Available records:
template <int LOG2N, bool RATIO>
__global__ void __launch_bounds__(XW_NT)
    ccf_xcorr_ws_kernel(const double2 *__restrict__ work,
                        const double2 *__restrict__ tfft,
                        const double2 *__restrict__ tfft2, int T,
                        const double2 *__restrict__ tw,
                        const int32_t *__restrict__ lag_pos,
                        const double *__restrict__ lag_vel, int nlag,
                        const int32_t *__restrict__ ilo,
                        const double *__restrict__ vgrid, int nvel, double beta,
                        const uint8_t *__restrict__ prune,
                        double *__restrict__ chisq) {
  extern __shared__ double2 fa[];
  constexpr int log2n = LOG2N, n2 = 1 << LOG2N, nfft = 2 * n2, npair = n2 / 2;
  constexpr int NPP = npair / XW_HALF;
  constexpr bool P12 = (LOG2N == 12);
  static_assert(LOG2N == 12 || LOG2N == 11, "plans 8,8,8,8 and 8,8,8,4 only");
  auto img = [&](int i) -> double2 * { return fa + (i & 1) * n2; };
  const XcLds lds = xc_lds_ws(n2, nlag, RATIO);
  const double2 *T1 = fa + lds.t1;
  double *c0 = reinterpret_cast<double *>(fa + lds.c0);
  double2 *T1c = fa + lds.t1c;
  double *cA = reinterpret_cast<double *>(fa + lds.ca);
  int32_t *lt = reinterpret_cast<int32_t *>(fa + lds.lt);
  const int TI = RATIO ? 2 * T : T;
  const int b = blockIdx.x, tid = threadIdx.x;
  const bool producer = tid >= XW_HALF;
  const int pt = tid & (XW_HALF - 1);
  const double inv_n = 1.0 / nfft;
  if (P12 && tid < 72)
    T1c[tid] = tid < 64 ? tw[2 * (tid << 3)] : tw[2 * ((tid - 64) << (log2n - 6))];
  xc_fill_twiddles<XW_NT>(fa + n2, n2, tw);
  XcMasks pmask = {0u, 0u, 0u};
  bool bad = !P12;
  if (P12 && !producer) {
    pmask = xc_load_masks<XW_HALF>(prune, n2);
    const int pos8 = pt & 7;
    const unsigned m = pmask.g;
    bad = m != 0 && !((pos8 == 0 && m == 0x01u) || (pos8 == 7 && m == 0x80u));
  }
  if (P12 && tid < XW_NLT) lt[tid] = -1;
  const bool fold = !__syncthreads_or(bad);
  if (P12) {
    if (fold && tid < nlag) {
      const int p = lag_pos[tid], e = (p >> 1) & 63;
      if (e == 0 || e == 63) lt[(((p >> 7) & 63) << 2) + (e ? 2 : 0) + (p & 1)] = tid;
    }
    __syncthreads();
  }
  const double2 *Sc = work + ((int64_t)b * 2) * (n2 + 1);
  const double2 *Vc = Sc + (n2 + 1);
  typedef int v4i_t __attribute__((ext_vector_type(4)));
  auto ld = [](const __amdgpu_buffer_rsrc_t &r, int off) {
    const v4i_t v = __builtin_amdgcn_raw_buffer_load_b128(r, off, 0, 0);
    return make_double2(__hiloint2double(v.y, v.x), __hiloint2double(v.w, v.z));
  };
  const int nbytes = (n2 + 1) * 16;
  if (producer) {
    double2 Sk[NPP], Vk[NPP], Sm[NPP], Vm[NPP];
#pragma unroll
    for (int u = 0; u < NPP; u++) {
      const int k = 1 + pt + u * XW_HALF, m = n2 - k;
      Sk[u] = Sc[k], Vk[u] = Vc[k], Sm[u] = Sc[m], Vm[u] = Vc[m];
    }
// ... 27 lines not shown
      const int k = 1 + ptv + u * XW_HALF, m = n2 - k;
      double2 Xk, Xm;
      if (RATIO) {
        const bool second = (tcur & 1) != 0;
        Xk = cmul(o[0], second ? Vk[u] : Sk[u]);
        Xm = cmul(o[2], second ? Vm[u] : Sm[u]);
      } else {
        const double2 p1 = cmul(o[0], Sk[u]), p2 = cmul(o[1], Vk[u]);
        Xk = make_double2(p2.x - 2 * p1.x, p2.y - 2 * p1.y);
        const double2 q1 = cmul(o[2], Sm[u]), q2 = cmul(o[3], Vm[u]);
        Xm = make_double2(q2.x - 2 * q1.x, q2.y - 2 * q1.y);
      }
      const double2 e = make_double2(Xk.x + Xm.x, Xk.y - Xm.y);
      const double2 d = make_double2(Xk.x - Xm.x, Xk.y + Xm.y);
      const double2 q = cmul(o[4], d);
      dst[k] = make_double2(e.x - q.y, e.y + q.x);
      if (m != k) dst[m] = make_double2(e.x + q.y, -e.y + q.x);
      if (u == NPP - 1 && ptv == 0) {
        double xk, xm;
        if (RATIO) {
          const bool second = (tcur & 1) != 0;
          xk = cmul(second ? dc[1] : dc[0], second ? Vc[0] : Sc[0]).x;
          xm = cmul(second ? dc[3] : dc[2], second ? Vc[n2] : Sc[n2]).x;
        } else {
          const double2 a1 = cmul(dc[0], Sc[0]), a2 = cmul(dc[1], Vc[0]);
          const double2 b1 = cmul(dc[2], Sc[n2]), b2 = cmul(dc[3], Vc[n2]);
          xk = a2.x - 2 * a1.x, xm = b2.x - 2 * b1.x;
        }
        dst[0] = make_double2(xk + xm, xk - xm);
      }
    };
    const bool two = P12 && fold;
    const int nbar = two ? 2 : 5;
    issue(0, 0, op[0]);
    if (NPP == 2) issue(0, 1, op[1]);
    for (int it = -1; it < TI; it++) {
      const int tn = it + 1;
      if (tn < TI) {
        double2 *dst = img(tn);
        {
          const int tt = RATIO ? (tn >> 1) : tn;
          const double2 *Fp = tfft + (int64_t)tt * (n2 + 1);
          const double2 *F2p = tfft2 + (int64_t)tt * (n2 + 1);
          dc[0] = Fp[0], dc[1] = F2p[0], dc[2] = Fp[n2], dc[3] = F2p[n2];
        }
        if (NPP == 2) {
#pragma unroll
          for (int u = 0; u < 2; u++) {
            form(dst, u, op[u], tn);
            if (tn + 1 < TI) issue(tn + 1, u, op[u]);
            __syncthreads();
          }
        } else {
#pragma unroll
          for (int u = 0; u < NPP; u++) {
            if (u + 1 < NPP)
              issue(tn, u + 1, op[(u + 1) & 1]);
            else if (tn + 1 < TI)
              issue(tn + 1, 0, op[(u + 1) & 1]);
            form(dst, u, op[u & 1], tn);
            if (!two || (u & 1)) __syncthreads();
          }
        }
        for (int q = two ? NPP / 2 : NPP; q < nbar; q++) __syncthreads();
      } else {
        for (int q = 0; q < nbar; q++) __syncthreads();
      }
    }
    return;
  }
  const int tvx = min(pt, nvel - 1);
  const int pre_pos = lag_pos[min(pt, nlag - 1)];
  const int pre_lo = ilo[tvx];
  const double pre_xg = vgrid[tvx];
  const double pre_x0 = lag_vel[pre_lo], pre_x1 = lag_vel[pre_lo + 1];
  typedef int v4i32_t __attribute__((ext_vector_type(4)));
  v4i32_t lag = {-1, -1, -1, -1};
  if (P12) lag = reinterpret_cast<const v4i32_t *>(lt)[pt >> 3];
  for (int it = -1; it < TI; it++) {
    if (it < 0) {
      const int nbar = (P12 && fold) ? 2 : 5;
      for (int q = 0; q < nbar; q++) __syncthreads();
      continue;
    }
    double2 *a = img(it);
    double *out = chisq + ((int64_t)b * T + (RATIO ? (it >> 1) : it)) * nvel;
    double pre_old = 0;
    if (beta != 0.0) pre_old = out[tvx];
    if (pt < (n2 >> 3)) xw_pass<1, LOG2N>(a, T1, 0, pt);
    __syncthreads();
    if (pt < (n2 >> 3)) xw_pass<1, LOG2N>(a, T1, 1, pt, P12 ? T1c : nullptr);
    if (P12 && fold) {
      __builtin_amdgcn_fence(__ATOMIC_RELEASE, "wavefront");
      __builtin_amdgcn_wave_barrier();
      __builtin_amdgcn_fence(__ATOMIC_ACQUIRE, "wavefront");
      const int s = pt & 7;
      const int B = pt >> 3;
      const unsigned m0 = pmask.b0 & 1u, m63 = pmask.b7 >> 7;
      if (m0 | m63) {
        double2 v[8];
#pragma unroll
        for (int j = 0; j < 8; j++) v[j] = a[B * 64 + s + 8 * j];
        dft8<1>(v);
        double2 w = T1c[64 + s];
        w.y = -w.y;
        double2 x63 = cmul(v[7], w), x0 = v[0];
        auto sum8 = [](double x) {
          x += dpp_get<0xb1, 0xf, 0xf>(x);
          x += dpp_get<0x4e, 0xf, 0xf>(x);
          x += dpp_get<0x141, 0xf, 0xf>(x);
          return x;
        };
        auto put = [&](int l, double x) {
          if (l < 0) return;
          const double c = x * inv_n;
          if (!RATIO)
            c0[l] = c;
          else if (it & 1)
            c0[l] = -cA[l] * cA[l] / c;
          else
            cA[l] = c;
        };
        if (m0) {
          x0.x = sum8(x0.x);
// ... 200 lines not shown
    xw_pass<1, LOG2N>(a, T1, 0, bt);
    __syncthreads();
    xw_pass<1, LOG2N>(a, T1, 1, bt);
    __syncthreads();
    xw_pass<1, LOG2N>(a, T1, 2, bt);
    __syncthreads();
#pragma unroll
    for (int h = 0; h < 2; h++) {
      const int base = (bt + 256 * h) << 2;
      double2 v0 = a[base], v1 = a[base + 1], v2 = a[base + 2], v3 = a[base + 3];
      dft4<1>(v0, v1, v2, v3);
      a[base] = v0, a[base + 1] = v1, a[base + 2] = v2, a[base + 3] = v3;
    }
    __syncthreads();
    if (pt < nlag) {
      c0[pt] = reinterpret_cast<const double *>(img(it, 0))[pre_pos[0]] * inv_n;
      c0[nlag + pt] = reinterpret_cast<const double *>(img(it, 1))[pre_pos[0]] * inv_n;
    }
    __syncthreads();
    if (pt < nvel) {
      const double dx = pre_x1 - pre_x0, xg = pre_xg - pre_x0;
      const double sl0 = (c0[pre_lo + 1] - c0[pre_lo]) / dx;
      const double val0 = sl0 * xg + c0[pre_lo];
      out0[pt] = (beta != 0.0) ? beta * old0 + val0 : val0;
      if (two) {
        const double sl1 = (c0[nlag + pre_lo + 1] - c0[nlag + pre_lo]) / dx;
        const double val1 = sl1 * xg + c0[nlag + pre_lo];
        out1[pt] = (beta != 0.0) ? beta * old1 + val1 : val1;
      }
    }
  }
}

Directions:
Return a copy of each line of the material that holds the word "fold".

Result below:
  const bool fold = !__syncthreads_or(bad);
    if (fold && tid < nlag) {
    const bool two = P12 && fold;
      const int nbar = (P12 && fold) ? 2 : 5;
    if (P12 && fold) {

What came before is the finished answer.